With cyclers in the picture, the energy and dollar costs to send a cargo to, say, Alpha Centauri need to be recalculated. Why send a 10,000 tonne starship, when we can accelerate 100 tonnes and get the same amount of cargo there? --And what's more, turn around and immediately do it again with the next passing cycler?

It should be quite possible to do this; however I've so far identified three technical difficulties with cyclers that other starship designs don't have:

  • The biggest problem is that it takes nearly as much energy to turn a cycler as it does to accelerate it to begin with. If you only have two stations on the cycler ring, then obviously this is a killer problem. The idea of cyclers is however that their efficiency scales with the number of stops on the ring, because the amount of energy expenditure to turn on each segment of the ring is going to be lower as the number of segments rises. For a cycler on a ring with ten stops (which turns ten times) each turn costs less than on a ring with five stops.
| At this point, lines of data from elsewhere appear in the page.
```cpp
__device__ __forceinline__ void sqrt_rsqrt(double x, double &s, double &rs)
{
    const double y = __builtin_amdgcn_rsq(x);
    double g = x * y, h = 0.5 * y;
    double r = __builtin_fma(-h, g, 0.5);
    g = __builtin_fma(g, r, g);
    h = __builtin_fma(h, r, h);
    r = __builtin_fma(-h, g, 0.5);
    g = __builtin_fma(g, r, g);
    h = __builtin_fma(h, r, h);
    s = g;
    rs = h + h;
}
__device__ __forceinline__ double rcp(double x)
{
    double r = __builtin_amdgcn_rcp(x);
    r = __builtin_fma(r, __builtin_fma(-x, r, 1.0), r);
    return __builtin_fma(r, __builtin_fma(-x, r, 1.0), r);
}
__device__ __forceinline__ double rcp1(double x)
{
    const double r = __builtin_amdgcn_rcp(x);
    return __builtin_fma(r, __builtin_fma(-x, r, 1.0), r);
}

__device__ __forceinline__ void sincos(double x, double &sn, double &cs)
{
    const double n = __builtin_rint(x * 6.36619772367581382433e-01);
    double r = __builtin_fma(-n, 1.57079632673412561417e+00, x);
    r = __builtin_fma(-n, 6.07710050650619224932e-11, r);
    const double z = r * r, z2 = z * z, z4 = z2 * z2;
    const double s01 = __builtin_fma(z, 8.33333333332248946124e-03, -1.66666666666666324348e-01);
    const double s23 = __builtin_fma(z, 2.75573137070700676789e-06, -1.98412698298579493134e-04);
    const double s45 = __builtin_fma(z, 1.58969099521155010221e-10, -2.50507602534068634195e-08);
    const double ps = __builtin_fma(z4, s45, __builtin_fma(z2, s23, s01));
    const double s = __builtin_fma(r * z, ps, r);
    const double c01 = __builtin_fma(z, -1.38888888888741095749e-03, 4.16666666666666019037e-02);
    const double c23 = __builtin_fma(z, -2.75573143513906633035e-07, 2.48015872894767294178e-05);
    const double c45 = __builtin_fma(z, -1.13596475577881948265e-11, 2.08757232129817482790e-09);
    const double pc = __builtin_fma(z4, c45, __builtin_fma(z2, c23, c01));
    const double c = __builtin_fma(z2, pc, __builtin_fma(z, -0.5, 1.0));
    const int q = (int)n & 3;
    const double ss = (q & 1) ? c : s, cc = (q & 1) ? s : c;
    sn = (q & 2) ? -ss : ss;
    cs = ((q + 1) & 2) ? -cc : cc;
}
__device__ __forceinline__ double expneg(double x)
{
    const double t = -x;
    const double n = __builtin_rint(t * 1.44269504088896338700e+00);
    double r = __builtin_fma(-n, 6.93147180369123816490e-01, t);
    r = __builtin_fma(-n, 1.90821492927058770002e-10, r);
    const double r2 = r * r, r4 = r2 * r2, r8 = r4 * r4;
    const double p01 = __builtin_fma(r, 1.66666666666666666667e-01, 0.5);
    const double p23 = __builtin_fma(r, 8.33333333333333333333e-03, 4.16666666666666666667e-02);
    const double p45 = __builtin_fma(r, 1.98412698412698412698e-04, 1.38888888888888888889e-03);
    const double p67 = __builtin_fma(r, 2.75573192239858906526e-06, 2.48015873015873015873e-05);
    const double p89 = __builtin_fma(r, 2.50521083854417187751e-08, 2.75573192239858906526e-07);
    const double p03 = __builtin_fma(r2, p23, p01), p47 = __builtin_fma(r2, p67, p45);
    const double p8a = __builtin_fma(r2, 2.08767569878680989792e-09, p89);
    const double p = __builtin_fma(r8, p8a, __builtin_fma(r4, p47, p03));
    const double e = __builtin_fma(r2, p, r) + 1.0;
    return e * __longlong_as_double((long long)((unsigned long long)((long long)n + 1023ll) << 52));
}

__device__ __forceinline__ void wave(double k, double xk, double d, double &cs, double &w, double &x, double &em)
{
    const double dk = k - xk;
    const double r2 = (k + xk) * fabs(dk);
    const bool zero = !(r2 > 1.0e-290);
    double r, rr;
    sqrt_rsqrt(zero ? 1.0 : r2, r, rr);
    r = zero ? 0.0 : r;
    const double p = r * d;
    double sn;
    if (dk < 0.0) {
        sincos(fmin(p, 9.0e4), sn, cs);
        x = -(r * sn);
        em = 1.0;
    } else {
        em = expneg(fmin(p, 700.0));
        const double hf = 0.5 * (em * em);
        cs = 0.5 + hf;
        sn = 0.5 - hf;
        x = r * sn;
    }
    w = zero ? d : sn * rr;
    if (!(p < 9.0e4)) cs = __builtin_nan("");
}

__device__ __forceinline__ void layer_products(double wvno, double xka, double xkb, double dpth, LayerTerms &o)
{
    double cosp, w, x, ep, cosq, y, z, eq;
    wave(wvno, xka, dpth, cosp, w, x, ep);
    wave(wvno, xkb, dpth, cosq, y, z, eq);
    o.a0 = ep * eq;
    o.cpcq = cosp * cosq;
    o.cpy = cosp * y;
    o.cpz = cosp * z;
    o.cqw = cosq * w;
    o.cqx = cosq * x;
    o.xy = x * y;
    o.xz = x * z;
    o.wy = w * y;
    o.wz = w * z;
    o.w = w;
    o.cosp = cosp;
}

__device__ __forceinline__ void ca19(Ca19 &o, double wvno2, double gam, double gammk, double rho, double irho, const LayerTerms &v)
{
#pragma clang fp contract(fast)
    const double gamm1 = gam - 1.0;
    const double twgm1 = gam + gamm1;
    const double gmgmk = gam * gammk;
    const double gmgm1 = gam * gamm1;
    const double gm1sq = gamm1 * gamm1;
    const double rho2 = rho * rho, irho2 = irho * irho;
    const double a0pq = v.a0 - v.cpcq;
    const double ca11 = v.cpcq - 2.0 * gmgm1 * a0pq - gmgmk * v.xz - wvno2 * gm1sq * v.wy;
    const double ca12 = (wvno2 * v.cpy - v.cqx) * irho;
    const double ca13 = -(twgm1 * a0pq + gammk * v.xz + wvno2 * gamm1 * v.wy) * irho;
    const double ca14 = (v.cpz - wvno2 * v.cqw) * irho;
    const double ca15 = -(2.0 * wvno2 * a0pq + v.xz + wvno2 * wvno2 * v.wy) * irho2;
    const double ca21 = (gmgmk * v.cpz - gm1sq * v.cqw) * rho;
    const double ca23 = gammk * v.cpz - gamm1 * v.cqw;
    const double ca41 = (gm1sq * v.cpy - gmgmk * v.cqx) * rho;
    const double ca43 = gamm1 * v.cpy - gammk * v.cqx;
    const double ca51 = -(2.0 * gmgmk * gm1sq * a0pq + gmgmk * gmgmk * v.xz + gm1sq * gm1sq * v.wy) * rho2;
    const double ca53 = -(gammk * gamm1 * twgm1 * a0pq + gam * gammk * gammk * v.xz + gamm1 * gm1sq * v.wy) * rho;
    const double t = -2.0 * wvno2;
    o.c[0] = ca11; o.c[1] = ca12; o.c[2] = ca13; o.c[3] = ca14; o.c[4] = ca15;
    o.c[5] = ca21; o.c[6] = ca23; o.c[7] = -v.wz; o.c[8] = v.cpcq;
    o.c[9] = ca41; o.c[10] = -v.xy; o.c[11] = ca43;
    o.c[12] = ca51; o.c[13] = ca53;
    o.c[14] = t * ca53;
    o.c[15] = t * ca43;
    o.c[16] = v.a0 + 2.0 * (v.cpcq - ca11);
    o.c[17] = t * ca23;
    o.c[18] = t * ca13;
}

__device__ __forceinline__ void rayleigh_halfspace(double e[5], double wvno, double wvno2, double xka, double xkb, double gammk, double rho1)
{
#pragma clang fp contract(fast)
    const double ra2 = (wvno + xka) * fabs(wvno - xka), rb2 = (wvno + xkb) * fabs(wvno - xkb);
    double ra, rb, t;
    sqrt_rsqrt(ra2 > 1.0e-290 ? ra2 : 1.0, ra, t);
    sqrt_rsqrt(rb2 > 1.0e-290 ? rb2 : 1.0, rb, t);
    ra = ra2 > 1.0e-290 ? ra : 0.0;
    rb = rb2 > 1.0e-290 ? rb : 0.0;
    const double gam = gammk * wvno2;
    const double gamm1 = gam - 1.0;
    const double rarb = ra * rb;
    e[0] = rho1 * rho1 * (gamm1 * gamm1 - gam * gammk * rarb);
    e[1] = -rho1 * ra;
    e[2] = rho1 * (gamm1 - gammk * rarb);
    e[3] = rho1 * rb;
    e[4] = wvno2 - rarb;
}

__device__ __forceinline__ void normalize5(double v0, double v1, double v2, double v3, double v4, double e[5])
{
    double t1 = fmax(fmax(fmax(fabs(v0), fabs(v1)), fmax(fabs(v2), fabs(v3))), fabs(v4));
    if (t1 < 1.0e-40) t1 = 1.0;
    const double r = rcp1(t1);
    e[0] = v0 * r;
    e[1] = v1 * r;
    e[2] = v2 * r;
    e[3] = v3 * r;
    e[4] = v4 * r;
}

__device__ __forceinline__ void love_step(double &e1, double &e2, double cosq, double yx, double zx)
{
    const double e10 = __builtin_fma(e2, zx, e1 * cosq);
    const double e20 = __builtin_fma(e1, yx, e2 * cosq);
    double xnor = fmax(fabs(e10), fabs(e20));
    if (xnor < 1.0e-40) xnor = 1.0;
    const double r = rcp1(xnor);
    e1 = e10 * r;
    e2 = e20 * r;
}
__device__ __forceinline__ void love_terms(double wvno, double xkb, double dm, double &cosq, double &y, double &z, double &q)
{
    double em;
    const double dk = wvno - xkb;
    const double r2 = (wvno + xkb) * fabs(dk);
    const bool zero = !(r2 > 1.0e-290);
    double rb, rr;
    sqrt_rsqrt(zero ? 1.0 : r2, rb, rr);
    rb = zero ? 0.0 : rb;
    q = dm * rb;
    double sn;
    if (dk < 0.0) {
        sincos(fmin(q, 9.0e4), sn, cosq);
        z = -(rb * sn);
    } else {
        em = expneg(fmin(q, 700.0));
        const double hf = 0.5 * (em * em);
        cosq = 0.5 + hf;
        sn = 0.5 - hf;
        z = rb * sn;
    }
    y = zero ? dm : sn * rr;
    if (!(q < 9.0e4)) cosq = __builtin_nan("");
}

__device__ __forceinline__ void apply5(const double e[5], const double *c, double ee[5])
{
    const double ca11 = c[0], ca12 = c[1], ca13 = c[2], ca14 = c[3], ca15 = c[4];
    const double ca21 = c[5], ca23 = c[6], ca24 = c[7], ca22 = c[8];
    const double ca41 = c[9], ca42 = c[10], ca43 = c[11], ca51 = c[12], ca53 = c[13];
    const double ca31 = c[14], ca32 = c[15], ca33 = c[16], ca34 = c[17], ca35 = c[18];
    ee[0] = __builtin_fma(e[4], ca51, __builtin_fma(e[2], ca31, e[0] * ca11)) + __builtin_fma(e[3], ca41, e[1] * ca21);
    ee[1] = __builtin_fma(e[4], ca41, __builtin_fma(e[2], ca32, e[0] * ca12)) + __builtin_fma(e[3], ca42, e[1] * ca22);
    ee[2] = __builtin_fma(e[4], ca53, __builtin_fma(e[2], ca33, e[0] * ca13)) + __builtin_fma(e[3], ca43, e[1] * ca23);
    ee[3] = __builtin_fma(e[4], ca21, __builtin_fma(e[2], ca34, e[0] * ca14)) + __builtin_fma(e[3], ca22, e[1] * ca24);
    ee[4] = __builtin_fma(e[4], ca11, __builtin_fma(e[2], ca35, e[0] * ca15)) + __builtin_fma(e[3], ca12, e[1] * ca14);
}

template <class MD>
__device__ __forceinline__ double rayleigh_secular(double wvno, double omga, const MD &md, int mmax, int llw, int mtop)
{
    const double omega = omga < 1.0e-4 ? 1.0e-4 : omga;
    const double wvno2 = wvno * wvno;
    const double iom = rcp(omega);
    double e[5];
    {
        const double bh = md.Bv(mmax - 1);
        const double t = bh * iom;
        rayleigh_halfspace(e, wvno, wvno2, omega * rcp(md.A(mmax - 1)), omega * rcp(bh), 2.0 * t * t, md.R(mmax - 1));
    }
    for (int m = mtop - 2; m >= 0; --m) {
        if (m <= mmax - 2 && m >= llw - 1) {
            const double am = md.A(m), bm = md.Bv(m), rho1 = md.R(m), dpth = md.D(m);
            const double t = bm * iom;
            const double gammk = 2.0 * t * t;
            LayerTerms v;
            layer_products(wvno, omega * rcp(am), omega * rcp(bm), dpth, v);
            Ca19 c;
            ca19(c, wvno2, gammk * wvno2, gammk, rho1, rcp(rho1), v);
            double ee[5];
            apply5(e, c.c, ee);
            normalize5(ee[0], ee[1], ee[2], ee[3], ee[4], e);
        }
    }
    double result = e[0];
    if (llw != 1) {
        LayerTerms v;
        layer_products(wvno, omega * rcp(md.A(0)), wvno + 1.0, md.D(0), v);
        result = v.cosp * e[0] - md.R(0) * v.w * e[1];
    }
    return result;
}

template <class MD>
__device__ __forceinline__ double love_secular(double wvno, double omega, const MD &md, int mmax, int llw, int mtop, int *nv = nullptr)
{
    double e1, e2;
    LoveCount lc;
    {
        const double ib = rcp(md.Bv(mmax - 1));
        const double xkb = omega * ib;
        const double r2 = (wvno + xkb) * fabs(wvno - xkb);
        double rb, t_;
        sqrt_rsqrt(r2 > 1.0e-290 ? r2 : 1.0, rb, t_);
        rb = r2 > 1.0e-290 ? rb : 0.0;
        e1 = md.R(mmax - 1) * rb;
        e2 = ib * ib;
        lc.reset(wvno > xkb);
    }
    for (int m = mtop - 2; m >= 0; --m) {
        if (m <= mmax - 2 && m >= llw - 1) {
            const double beta1 = md.Bv(m), rho1 = md.R(m);
            const double ib = rcp(beta1);
            const double xkb = omega * ib;
            double cosq, y, z, q;
            love_terms(wvno, xkb, md.D(m), cosq, y, z, q);
            const double fl = (wvno < xkb) ? love_zero_floor(q) : 0.0;
            const double e2o = e2;
            love_step(e1, e2, cosq, y * (ib * ib * rcp(rho1)), z * (rho1 * beta1 * beta1));
            lc.layer(fl, e2o, e2);
        }
    }
    if (nv != nullptr) *nv = lc.packed(e1, e2);
    return e1;
}
}
```

bayhunter_amd/csrc/swd_lean.hip:

```cpp
#include "../../include/bh_engine_debug.h"
#include "bh_device.h"
#include "bh_tuning.h"
#include <algorithm>
#define BH_HD __device__ __forceinline__
#define BH_TAB static __device__ const
#include "bh_libm.h"

namespace {
#include "swd_common.h"

struct LeanModel {
    const double *p;
    int S, LS;
    __device__ __forceinline__ double D(int m) const { return p[m * S]; }
    __device__ __forceinline__ double A(int m) const { return p[LS + m * S]; }
    __device__ __forceinline__ double Bv(int m) const { return p[2 * LS + m * S]; }
    __device__ __forceinline__ double R(int m) const { return p[3 * LS + m * S]; }
    __device__ __forceinline__ double IA(int m) const { return p[4 * LS + m * S]; }
    __device__ __forceinline__ double IB(int m) const { return p[5 * LS + m * S]; }
    __device__ __forceinline__ double IR(int m) const { return p[6 * LS + m * S]; }
};
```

So cyclers are essentially a cooperative system; they fail if nobody cooperates. (This assumes that the energy for turning comes from each world that the cycler passes, either in the form of antimatter shipped up to the cycler, or directly as beam energy.)
  • They require that the large and complex craft survive travelling through the interstellar medium at relativistic speeds for much longer than other kinds of starship;
  • They present a potentially daunting problem in making rendezvous with incoming shuttles and in "finding the beam" to decelerate cargo.
  • Scaling the Heavens

    The above title is a deliberate pun, because here I want to talk about the issue of scale in interstellar travel. Because Schroeder cyclers travel from station to station, they are most useful if we can scale up the number of stations they pass by, as mentioned above. This is where they open possibilities that other starship designs have not. Cyclers become feasible if we include in their rings not just the lit stars, but the invisible worlds of interstellar space: the brown dwarfs and trans-Jupiterian planets now known to exist between the stars.

    There is evidence that there may be many more brown dwarfs than any other spectral type in the galaxy[3]. Certainly, red dwarf stars are in the majority of lit stars; why shouldn't there be even more substellar objects? The intriguing possibility has been raised that there might be one or more brown dwarf between Earth and the nearest star, and perhaps rogue planets as well.[4]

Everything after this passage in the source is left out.